--- Task item ---
Show every line of the data below that includes the word "char".

===============

-            pdst[i] = (pisa[i] ? 0 : 3 * APL) + (qq / (rows / RPI)) * (pisa[i] ? APL : BPL) + (qq % (rows / RPI)) * (RPI * ROWB);
-        }
         int c_it = first, c_j = 0, c_nst = 0, c_s0 = 0;
         auto setup = [&](int it) {
             int pos, z, m0, n0;
             decode(base + it, pos, z, m0, n0, c_s0, c_nst);
-            const unsigned pv = (unsigned)(pos * planeV * 2), pu = (unsigned)(pos * planeU * 2);
+            const unsigned pv = (unsigned)(pos * planeV * 4), pu = (unsigned)(pos * planeU * (B3 ? 2 : 4));
 #pragma unroll
             for (int i = 0; i < LPS; ++i) {
-                int q = i * NL + lw;
-                if (q >= NP) q -= NL;
-                const bool isa = q < NPA;
-                const int qq = isa ? q : q - NPA, rows = isa ? BM : BN, lim = isa ? g.T : g.K;
-                const int plane = qq / (rows / RPI), rb = qq % (rows / RPI);
-                const int r = rb * RPI + lrow, m = (isa ? m0 : n0) + r;
-                pvo[i] = (m < lim) ? (isa ? pv : pu) + (unsigned)((plane * lim + m) * ROWB + ((lchk ^ swz<SW>(r)) << 4)) : OOB2;
+                if (i < LPA) {
+                    const int m = m0 + i * NL * RPL + lw * RPL + lrow;
+                    pvo[i] = (m < g.T) ? pv + (unsigned)((m * SW + lc * 4) * 4) : OOB2;
+                } else if (!B3) {
+                    const int m = n0 + bpiece(i) * RPL + lrow;
+                    pvo[i] = (m < g.K) ? pu + (unsigned)((m * SW + lc * 4) * 4) : OOB2;
+                } else {
+                    const int q = bpiece(i), r = (q % (BN / RPP)) * RPP + prow, m = n0 + r;
+                    pvo[i] = (m < g.K) ? pu + (unsigned)(((q / (BN / RPP)) * g.K + m) * ROWB + ((pchk ^ swz<SW>(r)) << 4)) : OOB2;
+                }
             }
         };
         setup(c_it);
-        auto issue_next = [&](int buf) {
-            unsigned char* bp = lds + buf * STG;
+        auto load_next = [&](f32x4 (&rg)[LPS]) {
             const int cc = c_s0 + c_j;
 #pragma unroll
-            for (int i = 0; i < LPS; ++i) {
-                if (pisa[i]) dma16(rv, (lds_void*)(bp + pdst[i]), pvo[i], cc * sstrideV);
-                else dma16(ru, (lds_void*)(bp + pdst[i]), pvo[i], cc * sstrideU);
-            }
+            for (int i = 0; i < LPS; ++i) rg[i] = i < LPA ? bload4s(rv, pvo[i], cc * sstrideV) : bload4s(ru, pvo[i], cc * sstrideU);
             if (c_j + 1 < c_nst) {
                 ++c_j;
             } else if (c_it + step < cnt) {
@@ -143,16 +140,50 @@
                 setup(c_it);
             }
         };
-#pragma unroll
-        for (int b_ = 0; b_ < NBUF - 1; ++b_) issue_next(b_);
-        int nb = NBUF - 1;
-        for (int gsi = 0; gsi < gstages; ++gsi) {
-            wait_vm<(NBUF - 2) * LPS>();
+        auto put = [&](const f32x4 (&rg)[LPS], int buf) {
+            unsigned char* bp = lds + buf * STG;
+#pragma unroll
+            for (int i = 0; i < LPS; ++i) {
+                if (B3 && i >= LPA) {
+                    *reinterpret_cast<f32x4*>(bp + pdst[i]) = rg[i];
+                    continue;
+                }
+                bf16x4 hi, mid, lo;
+#pragma unroll
+                for (int e = 0; e < 4; ++e) {
+                    __bf16 a, b, c;
+                    split3(rg[i][e], a, b, c);
+                    hi[e] = a; mid[e] = b; lo[e] = c;
+                }
+                const int pl = i < LPA ? APL : BPL;
+                *reinterpret_cast<bf16x4*>(bp + pdst[i]) = hi;
+                *reinterpret_cast<bf16x4*>(bp + pdst[i] + pl) = mid;
+                *reinterpret_cast<bf16x4*>(bp + pdst[i] + 2 * pl) = lo;
+            }
+        };
+        f32x4 ra[LPS], rb[LPS];
+#pragma unroll
+        for (int b_ = 0; b_ < NBUF - 1; ++b_) {
+            load_next(ra);
+            put(ra, b_);
+        }
+        load_next(ra);
+        load_next(rb);
+        auto step_ = [&](f32x4 (&rg)[LPS], int gsi, int nb) {
+            wait_lgkm0();
             __builtin_amdgcn_s_barrier();
-            issue_next(nb);
+            asm volatile("" ::: "memory");
+            if (gsi + NBUF - 1 < gstages) put(rg, nb);
+            load_next(rg);
+        };
+        int nb = NBUF - 1, gsi = 0;
+        for (; gsi + 1 < gstages; gsi += 2) {
+            step_(ra, gsi, nb);
             nb = nb == NBUF - 1 ? 0 : nb + 1;
-        }
-        wait_vm<0>();
+            step_(rb, gsi + 1, nb);
+            nb = nb == NBUF - 1 ? 0 : nb + 1;
+        }
+        if (gsi < gstages) step_(ra, gsi, nb);
         return;
     }
     const int wm0 = (wave >> 1) * 64, wn0 = (wave & 1) * (BN / 2);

===============

--- Answer section ---
-            unsigned char* bp = lds + buf * STG;
+            unsigned char* bp = lds + buf * STG;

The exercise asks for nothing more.